I sort of at a basic level get what each operator does, but I'm not getting the big picture at all and I'm not sure how to reason out what you did.

Worse, I get really confused on if I break @ 220. It seems like the tile values get written to 204 and 205, maybe others, and yet 220 has something to do with this? If I break at 220 and try to continue, it will break a few more times and then go on with the entire string.

I can't figure out what to get from the parts before 220 is written to.

I did see that these instructions are stored really early in the ROM, like $1536, but I'm just seeing the assembly instructions that I see on the debugger.




EDIT:


These two instructions will bounce back and forth (with "Run"). 204 in RAM just keeps just STX $01.
205 is always the tile value printed to screen.

LDA, $0441,Y @ $044D <- that address goes up by 1 each time

But the value doesn't match up with anything I'm familiar with in the nametable, so it must do something else?

If I "Step Into" these functions, they jump around to different subroutines and do all sorts of stuff that I have trouble comprehending, but probably necessary stuff in order to draw a character.

What's going on at 440 is the current character of the current line of the string, 0-indexed. So $00 at 440 is the first char and $17 at 440 is the last character on that line (aka before a line break character or something like that is reached).


EDIT2:


This image shows that while 440 is incrementing, so is 202, although from something like 60 or 70 instead of 00
« Last Edit: February 21, 2019, 08:42:38 pm by Gyroballer »

Psyklax

  • Hero Member
  • *****
  • Posts: 956
    • View Profile
    • Psyklax Translations
Re: Understanding NES text routines
« Reply #9 on: February 22, 2019, 06:03:39 am »
Okay, I'm completely lost at this point. What exactly are you trying to do? Are you making a table file? Are you just experimenting? Clearly the $200-ish region in the internal RAM is being used as a temporary thing for the text before it's sent off to the VRAM, and the different numbers refer to different things. I just don't understand your end goal here, and why it's so confusing.
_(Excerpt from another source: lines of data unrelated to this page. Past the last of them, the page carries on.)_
template <int KIN, int MOUT, int NF, int MODE>
struct RingC {
  static constexpr int MODE7 = net_dir<MODE>;
  using S = RingS<KIN, MOUT, NF, MODE7, 2>;
  static constexpr bool FUSE = (MODE & NET_FUSE) != 0;
  static constexpr bool SAVE = MODE7 == NET_FWD_SAVE, BWD = MODE7 == NET_BWD;
  static constexpr bool MERGE = S::NMT <= 3;
  static constexpr bool M0LAST = S::NMT % 3 == 2;
  static constexpr bool STORE = (MODE & NET_STORE) != 0;
  static constexpr int MODEX = net_dir<MODE> | (MODE & NET_STORE);
  static constexpr int NFH = S::NFH, NRB = S::NRB, NMT = S::NMT, KS = S::KS;
  static constexpr int UNITP = S::MAINP / 2;
  static constexpr int UNIT4 = S::MAIN4 / 2;
  static constexpr int PPW = UNITP / 4;
  static constexpr int NG = NFH / 2;
  static constexpr int K1PW = (S::K1P + 3) / 4;
  static constexpr int EPN = BWD ? 0 : S::EPN;
  static constexpr int MASKN = BWD ? 2 * 4 * NF * 64 : 0;
  static constexpr size_t LDS_BYTES = (size_t)3 * UNIT4 * 16 + (size_t)2 * S::K14 * 16 + (size_t)EPN * 4 + (size_t)MASKN * 2 +
                                      (FUSE ? (size_t)36 * CO_PSTR * 4 + CO_PX * 16 : 0);
  static constexpr bool FITS = (MODE7 == NET_FWD || MODE7 == NET_FWD2 || SAVE || BWD) && !(MODE & NET_HALF) && (!STORE || ((SAVE || BWD) && !FUSE)) && S::NGRP == 1 && (NMT == 2 || NMT == 3 || (NMT == 5 && !STORE && !BWD)) &&
                               (!FUSE || (MOUT == 36 && !BWD)) && KS <= 3 && NF % 4 == 0 && NFH >= 2 && NFH % 2 == 0 && UNITP % 4 == 0 && PPW == NG &&
                               2 * LDS_BYTES <= 160 * 1024 + 1;
  static constexpr int XST = STORE ? 8 : 0;
  static constexpr int z_acts(int z) { int n = 0; for (int t = z * NFH; t < (z + 1) * NFH; ++t) n += (t % NMT == 0) ? 1 : 0; return n; }
  static constexpr int z_st(int z) { return STORE ? z_acts(z) * (8 + (SAVE ? 1 : 0)) : 0; }
  __device__ static const float4* main_unit(const float4* img, int pass, int i, int half) { return S::main_chunk(img, pass, i) + (size_t)half * UNIT4; }
  __device__ static const float4* out_unit(const float4* img, int pass, int z) { return S::out_chunk(img, pass, 0) + (size_t)z * UNIT4; }
};

__device__ __forceinline__ void co_bar() {
  __builtin_amdgcn_s_waitcnt(0xC07F);
  h3_barrier();
}

template <int N>
__device__ __forceinline__ void co_end() {
  __builtin_amdgcn_s_waitcnt((N & 15) | 0x0070 | ((N >> 4) << 14));
  h3_barrier();
}
template <int N>
__device__ __forceinline__ void co_end_st(bool more) {
  if (more) co_end<N + 1>();
  else co_end<N>();
}
// ... 38 lines not shown
    acc2[o1][1] = __builtin_amdgcn_mfma_f32_16x16x32_f16(af[3], bh[1], acc2[o1][1], 0, 0, 0);
    if (MODE7 != NET_FWD2) {
      acc2[o0][0] = __builtin_amdgcn_mfma_f32_16x16x32_f16(af[0], bl[0], acc2[o0][0], 0, 0, 0);
      acc2[o0][1] = __builtin_amdgcn_mfma_f32_16x16x32_f16(af[0], bl[1], acc2[o0][1], 0, 0, 0);
      acc2[o1][0] = __builtin_amdgcn_mfma_f32_16x16x32_f16(af[2], bl[0], acc2[o1][0], 0, 0, 0);
      acc2[o1][1] = __builtin_amdgcn_mfma_f32_16x16x32_f16(af[2], bl[1], acc2[o1][1], 0, 0, 0);
    }
    acc2[o0][0] = __builtin_amdgcn_mfma_f32_16x16x32_f16(af[0], bh[0], acc2[o0][0], 0, 0, 0);
    acc2[o0][1] = __builtin_amdgcn_mfma_f32_16x16x32_f16(af[0], bh[1], acc2[o0][1], 0, 0, 0);
    acc2[o1][0] = __builtin_amdgcn_mfma_f32_16x16x32_f16(af[2], bh[0], acc2[o1][0], 0, 0, 0);
    acc2[o1][1] = __builtin_amdgcn_mfma_f32_16x16x32_f16(af[2], bh[1], acc2[o1][1], 0, 0, 0);
    __builtin_amdgcn_sched_barrier(0);
  }
}

template <int KIN, int MOUT, int NF, int MODE, int PASS, bool SOLO, int Z>
__device__ __forceinline__ void co_Z(const NetArgs& a, const H3Ctx& hc, const CoCtx& c, const float* epl, float* pl,
                                     f32x4 (&acc2)[(RingC<KIN, MOUT, NF, MODE>::NRB)][2], f32x4 (&acc3)[(RingC<KIN, MOUT, NF, MODE>::NMT)][2], h8 (&bh)[2],
                                     h8 (&bl)[2], const int (&q)[2], const bool (&qok)[2], int lane, int kq,
                                     f32x4 (&keep)[(RingC<KIN, MOUT, NF, MODE>::NMT)][2]) {
  using G = RingC<KIN, MOUT, NF, MODE>;
  constexpr int NFH = G::NFH, NMT = G::NMT, M3 = MOUT, MODE7 = G::MODE7;
  constexpr bool NEXT = !SOLO && PASS == 0;
  constexpr bool LAST = !SOLO && PASS == 1;
  if constexpr (NMT == 3) {
    if constexpr (Z == 0) stage4<G::UNITP, 70>(G::out_unit(c.img, PASS, 2), c.m1, c.w4, c.voff);
    if constexpr (Z == 1 && NEXT) stage4<G::UNITP, 71>(G::out_unit(c.img, PASS + 1, 0), c.d, c.w4, c.voff);
    if constexpr (Z == 2 && NEXT) stage4<G::UNITP, 72>(G::main_unit(c.img, PASS + 1, 0, 0), c.m0, c.w4, c.voff);
  } else if constexpr (NMT == 2) {
    if constexpr (Z == 0 && NEXT) stage4<G::UNITP, 75>(G::main_unit(c.img, PASS + 1, 0, 1), c.m1, c.w4, c.voff);
    if constexpr (Z == 1 && NEXT) stage4<G::UNITP, 76>(G::out_unit(c.img, PASS + 1, 0), c.d, c.w4, c.voff);
  } else {
    static_assert(NMT == 5, "conv3 units");
    if constexpr (Z == 0) stage4<G::UNITP, 80>(G::out_unit(c.img, PASS, 2), c.m1, c.w4, c.voff);
    if constexpr (Z == 1) stage4<G::UNITP, 81>(G::out_unit(c.img, PASS, 3), c.d, c.w4, c.voff);
    if constexpr (Z == 2) stage4<G::UNITP, 82>(G::out_unit(c.img, PASS, 4), c.m0, c.w4, c.voff);
    if constexpr (Z == 3 && NEXT) stage4<G::UNITP, 83>(G::main_unit(c.img, PASS + 1, 0, 1), c.m1, c.w4, c.voff);
    if constexpr (Z == 4 && NEXT) stage4<G::UNITP, 84>(G::out_unit(c.img, PASS + 1, 0), c.d, c.w4, c.voff);
  }
  const float4* slot = Z % 3 == 0 ? c.d : Z % 3 == 1 ? c.m0 : c.m1;
  const h8* buf = reinterpret_cast<const h8*>(slot) + lane;
  const float* pb = epl + NF * 32;
#pragma unroll
  for (int tp = 0; tp < NFH; ++tp) {
    const int t = Z * NFH + tp;
    const int fo = t / NMT, ml = t % NMT;
    if (ml == 0) {
      unsigned mask = 0, bits = 0;
      if (G::BWD) mask = hc.mkl[((size_t)(threadIdx.x >> 6) * NF + PASS * NFH + fo) * 64 + lane];
      if constexpr (G::STORE)
        bits = h3s_act_pair<MODE7, true>(acc2[2 * fo][0], acc2[2 * fo + 1][0], acc2[2 * fo][1], acc2[2 * fo + 1][1], a.sc2, mask, bh, bl,
                                         uniform_fptr(a.st2 + (size_t)(PASS * NFH + fo) * 32 * a.Q), ((unsigned)(4 * kq) * (unsigned)a.Q + (unsigned)q[0]) * 4u,
                                         (unsigned)a.Q * 4u);
// ... 16 lines not shown
#pragma unroll
        for (int r = 0; r < 4; ++r) {
          const int m = ml * 16 + 4 * kq + r;
          const float part = G::BWD ? acc3[ml][hf][r] * (a.sc3 * hc.ub[hf]) : PASS == 0 ? fmaf(acc3[ml][hf][r], a.sc3, pb[m]) : acc3[ml][hf][r] * a.sc3;
          if constexpr (NEXT && G::MERGE) { keep[ml][hf][r] = part; continue; }
          const float val = (LAST && G::MERGE) ? part + keep[ml][hf][r] : part;
          if constexpr (G::FUSE) {
            if (m < M3) pl[m * CO_PSTR + (int)(threadIdx.x >> 6) * 32 + 16 * hf + (lane & 15)] = val;
          } else {
            float* Pp = a.P + ((SOLO || !G::MERGE) ? (size_t)PASS * a.pstride : (size_t)0);
            if (m < M3 && qok[hf]) Pp[(size_t)m * a.Q + q[hf]] = val;
          }
        }
    }
  }
  constexpr bool ISSUED = NMT == 3 ? (Z == 0 || NEXT) : NMT == 2 ? (Z <= 1 && NEXT) : (Z <= 2 || NEXT);
  if constexpr (Z + 1 < NMT) {
    if constexpr (G::STORE) {
      constexpr int after = (ISSUED ? G::PPW : 0) + G::z_st(Z) + ((NMT == 3 && Z == 1) ? G::z_st(0) : 0);
      co_end<(after < 63 ? after : 63)>();
    } else if constexpr (G::SAVE) co_end<0>();
    else co_end<(ISSUED ? G::PPW : 0)>();
  } else co_bar();
}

If I knew what you wanted to achieve then maybe I could help, but as it stands I haven't a clue.

Okay, let me open up Bio Senshi Dan and do it myself, ignoring the tutorial...

So the first letter of the prologue appears at $21A4, and it comes from $785. Just before $785 I see 84 21 FF 1D.... which tells me the game takes $2184 as the base address in the PPU, puts FF (black) in that position (which I assume is where the dakuten markers go), adds $20 to it and puts 1D (which is 'se'). Sure enough, I test the theory with the 'zo' at $21B5, which has 43 (the dakuten marker) at $2195. This is from experience, of course, but you can learn these things when you keep experimenting.

So looking before a write to $785, I see it comes from $167, so let's go there... aha, the text comes from around the $EEAB area. Where's that in ROM: $16EBB. So there's the text, I make a quick table file in Tabular based on what the PPU viewer shows me, and it's all laid out there. I also notice that to make the dakuten ones like 'zo' they write 'so' then the dakuten marker, and the game takes them both and figures out to put them on top of one another. If the next character doesn't match that value, it'll just put FF (black) in that space instead.

So, if I were translating the game, this is about as much as I'd need to know, so I don't know what else you need to know. Anything unclear? :)

EDIT: another five minutes of investigating $40 (the indirect address location) and $169 (where the address came from) points me to a hard-coded pointer at $EB38 ($16B48 in ROM) that loads the A and X registers with the location of the text ($EE8B). Change that to something else and the game will look elsewhere for the prologue. Nice. :)
« Last Edit: February 22, 2019, 06:16:54 am by Psyklax »

Gyroballer

  • Jr. Member
  • **
  • Posts: 27
    • View Profile
Re: Understanding NES text routines
« Reply #10 on: February 22, 2019, 11:57:18 am »
Sorry about that. I'm working with Dragon Ball 3 - Gokuu Den. The text seems like it must be compressed in some way because I've made accurate tables but can't find any of the strings except for the stats page.

If I try to search for any consecutive hex values in the dialogue, I don't find them.

I translated DBZ2 so I'm familiar with tables and how hex editing roms work, but I'm completely unfamiliar with what to do when the text isn't just stored normally.

I'm guessing it could be DTE or some other compression method because I can't even find dictionary entries for something like Gokuu.

nesrocks

  • Hero Member
  • *****
  • Posts: 565
    • View Profile
    • nesrocks.com
Re: Understanding NES text routines
« Reply #11 on: February 22, 2019, 12:02:46 pm »
You're gonna have to look in the PPU memory, find the address for one specific letter, then set a breakpoint to a write to that PPU address and work your way back from there to reverse engineer what it is doing.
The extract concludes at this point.